═════ Records provided ═════

+                _Pragma("unroll") for (int r_ = 0; r_ < 4; ++r_) {                                                  \
+                    float v_ = fmaxf(c_[r_] * a.scale1 + b1v_[h_][r_], 0.0f);                                       \
+                    v_ = in_ ? v_ : 0.0f;                                                                           \
+                    b1_max = fmaxf(b1_max, v_);                                                                     \
+                    const E_ e_ = (E_)v_;                                                                           \
+                    hv_[r_] = e_;                                                                                   \
+                    lv_[r_] = (E_)(v_ - (float)e_);                                                                 \
+                }                                                                                                   \
+                 \
+                const int dst_ = valid_ ? (pp_ * PPP + ((2 * h_ + (kg >> 1)) ^ swz_)) * 16 + (kg & 1) * 8          \
+                                        : (HP * PPP + 2 * h_ + (kg >> 1)) * 16 + (kg & 1) * 8;                       \
+                char *d_ = reinterpret_cast<char *>(As);                                                            \
+                *reinterpret_cast<uint2 *>(d_ + dst_) = __builtin_bit_cast(uint2, hv_);                             \
+                *reinterpret_cast<uint2 *>(d_ + (dst_ ^ 64)) = __builtin_bit_cast(uint2, lv_);                      \
+            }                                                                                                       \
+        }                                                                                                           \
+    }
+
+#pragma unroll
+    for (int tp = 0; tp < 3; ++tp) RPN_B1_DMA_W(tp, tp);
+    {
+        const float *ximg = a.img + (size_t)img * a.H * a.W * 3;
+        for (int e = tid; e < PATCH_F; e += 64 * NW) {
+            const int pr = e / (PW * 3), rem = e - pr * (PW * 3);
+            const int iy = oy0 - 2 + pr, ix = ox0 - 2 + rem / 3;
+            patchf[e] = (iy >= 0 && iy < a.H && ix >= 0 && ix < a.W) ? ximg[((size_t)iy * a.W + ix) * 3 + rem % 3] : 0.0f;
+        }
+    }
+    __syncthreads();
+    RPN_B1_CONV1(0, "unroll");
+    __syncthreads();
+
+    u32x4 fx0[2], fx1[2], fw[2][2 * NI];
+#pragma unroll
+    for (int i = 0; i < 2 * NI; ++i) fw[0][i] = RPN_W_ADDR(0, i >> 1, i & 1);
+#pragma unroll
+    for (int i = 0; i < 2; ++i) fx0[i] = RPN_X_ADDR(0, 0, 0, 0, i);
+    asm volatile("s_waitcnt lgkmcnt(0)" ::: "memory");
+    __builtin_amdgcn_s_barrier();
+
+    f32x16 acc[RW][NI];
+#pragma unroll
+    for (int i = 0; i < RW; ++i)
+#pragma unroll
+        for (int j = 0; j < NI; ++j)
+#pragma unroll
+            for (int e = 0; e < 16; ++e) acc[i][j][e] = 0.0f;
+
+#pragma unroll
+    for (int K = 0; K < NSTEPS; ++K) {
+        const int s9 = K % 9, H16 = (K / 9) & 1;
+        const int CS = K & 1, CR = s9 / 3, CC = s9 % 3;
+        const int NS = (K + 1) & 1, NH16 = ((K + 1) / 9) & 1, NR = ((K + 1) % 9) / 3, NC = ((K + 1) % 9) % 3;
+        const bool dma = K + 3 < NSTEPS;
+        const bool next_w = K + 1 < NSTEPS;
+        const bool next_x = next_w && K != 17;
+        if (dma) RPN_B1_DMA_W(K + 3, K % 3);
+#pragma unroll
+        for (int j = 0; j < NI; ++j) {
+            if (j == 0) { fx1[0] = RPN_X_ADDR(CR, CC, H16, 1, 0); fx1[1] = RPN_X_ADDR(CR, CC, H16, 1, 1); }
+            acc[0][j] = Half<F16>::mfma(fx0[1], fw[CS][2 * j], acc[0][j]);
+            acc[0][j] = Half<F16>::mfma(fx0[0], fw[CS][2 * j + 1], acc[0][j]);
+            acc[0][j] = Half<F16>::mfma(fx0[0], fw[CS][2 * j], acc[0][j]);
+        }
+        if (dma) __builtin_amdgcn_sched_group_barrier(0x020, 1, 0);
+#pragma unroll
+        for (int i = 0; i < 2; ++i) {
+            __builtin_amdgcn_sched_group_barrier(0x100, 1, 0);
+            __builtin_amdgcn_sched_group_barrier(0x008, 1, 0);
+        }
+        __builtin_amdgcn_sched_group_barrier(0x008, 3 * NI - 2, 0);
+        __builtin_amdgcn_sched_barrier(0);
+#pragma unroll
+        for (int j = 0; j < NI; ++j) {
+            if (next_w) { fw[NS][2 * j] = RPN_W_ADDR((K + 1) % 3, j, 0); fw[NS][2 * j + 1] = RPN_W_ADDR((K + 1) % 3, j, 1); }
+            acc[1][j] = Half<F16>::mfma(fx1[1], fw[CS][2 * j], acc[1][j]);
+            acc[1][j] = Half<F16>::mfma(fx1[0], fw[CS][2 * j + 1], acc[1][j]);
+            if (next_x && j == NI - 1) { fx0[0] = RPN_X_ADDR(NR, NC, NH16, 0, 0); fx0[1] = RPN_X_ADDR(NR, NC, NH16, 0, 1); }
+            acc[1][j] = Half<F16>::mfma(fx1[0], fw[CS][2 * j], acc[1][j]);
+        }
+        if (next_w) {
+#pragma unroll
+            for (int i = 0; i < 2 * NI; ++i) {
+                __builtin_amdgcn_sched_group_barrier(0x100, 1, 0);
+                __builtin_amdgcn_sched_group_barrier(0x008, 1, 0);
+            }
+        } else {
+            __builtin_amdgcn_sched_group_barrier(0x008, 2 * NI, 0);
+        }
+        if (next_x) {
+#pragma unroll
+            for (int i = 0; i < 2; ++i) {
+                __builtin_amdgcn_sched_group_barrier(0x100, 1, 0);
+                __builtin_amdgcn_sched_group_barrier(0x008, 1, 0);
+            }
+        } else {
+            __builtin_amdgcn_sched_group_barrier(0x008, 2, 0);
+        }
+        __builtin_amdgcn_sched_barrier(0);
+        if (dma) asm volatile("s_waitcnt vmcnt(1)" ::: "memory");
+        else asm volatile("s_waitcnt vmcnt(0)" ::: "memory");
+        asm volatile("s_waitcnt lgkmcnt(0)" ::: "memory");
+        __builtin_amdgcn_s_barrier();
+        __builtin_amdgcn_sched_barrier(0);
+        if (K == 17) {
+            RPN_B1_CONV1(1, "unroll 3");
+            __syncthreads();
+#pragma unroll
+            for (int i = 0; i < 2; ++i) fx0[i] = RPN_X_ADDR(0, 0, 0, 0, i);
+        }
+    }
+#undef RPN_B1_DMA_W
+#undef RPN_B1_CONV1
+#undef RPN_X_ADDR
+#undef RPN_W_ADDR
+    if constexpr (F16) {
+        if (a.status && !(b1_max <= 65504.0f)) atomicOr(a.status, 1u );
+    }
+
+    float *stage = reinterpret_cast<float *>(lds) + wave * (32 * STAGE_LD);
+    float bias_v[NI];
+#pragma unroll
+    for (int j = 0; j < NI; ++j) bias_v[j] = a.bias ? a.bias[j * 32 + lm] : 0.0f;
+#pragma unroll
+    for (int j = 0; j < NI; ++j)
+#pragma unroll
+        for (int e2 = 0; e2 < 8; ++e2) {
+            const float v0 = fmaxf(acc[0][j][2 * e2], acc[0][j][2 * e2 + 1]);
+            const float v1 = fmaxf(acc[1][j][2 * e2], acc[1][j][2 * e2 + 1]);
+            const int m2 = (e2 & 1) + 4 * (e2 >> 1) + 2 * kh;
+            stage[m2 * STAGE_LD + j * 32 + lm] = fminf(fmaxf(fmaxf(v0, v1) * a.out_scale + bias_v[j], 0.0f), INFINITY);
+        }
+    wave_sync();
+    const int OHo = a.H >> 1, OWo = a.W >> 1, oy = (oy0 + wm * RW) >> 1, oxb = ox0 >> 1;
+    if (oy < OHo) {
+        constexpr int pix_bytes = 4 * 64;
+        const long long row_off = (((long long)img * OHo + oy) * OWo + oxb) * (long long)pix_bytes;
+        const __amdgpu_buffer_rsrc_t ors = __builtin_amdgcn_make_buffer_rsrc(reinterpret_cast<char *>(a.out) + row_off, (short)0,
+                                                                              (OWo - oxb) * pix_bytes, 0x00020000);
+        const int px2 = lane >> 3, q2 = lane & 7;
+        const int cl = q2 >> 1, hf = q2 & 1;
+        unsigned voff = (unsigned)(px2 * pix_bytes + cl * 64 + hf * 32);
+#pragma unroll
+        for (int rd = 0; rd < 2; ++rd) {
+            float xs[8];
+            const float *src = &stage[(rd * 8 + px2) * STAGE_LD + cl * 16 + hf * 8];
+            const float4 v0 = *reinterpret_cast<const float4 *>(src);
+            const float4 v1 = *reinterpret_cast<const float4 *>(src + 4);
+            xs[0] = v0.x; xs[1] = v0.y; xs[2] = v0.z; xs[3] = v0.w;
+            xs[4] = v1.x; xs[5] = v1.y; xs[6] = v1.z; xs[7] = v1.w;
+            const u32x4 hi = __builtin_bit_cast(u32x4, split_piece<F16>(xs, false, a.status));
+            const u32x4 lo = __builtin_bit_cast(u32x4, split_piece<F16>(xs, true, nullptr));
+            __builtin_amdgcn_raw_buffer_store_b128(hi, ors, voff, 0, 0);
+            __builtin_amdgcn_raw_buffer_store_b128(lo, ors, voff + 16u, 0, 0);
+            voff += (unsigned)(8 * pix_bytes);
+        }
+    }
+}
+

═════

Find how many lines in the preceding listing contain the word "voff", and answer with that number only.

4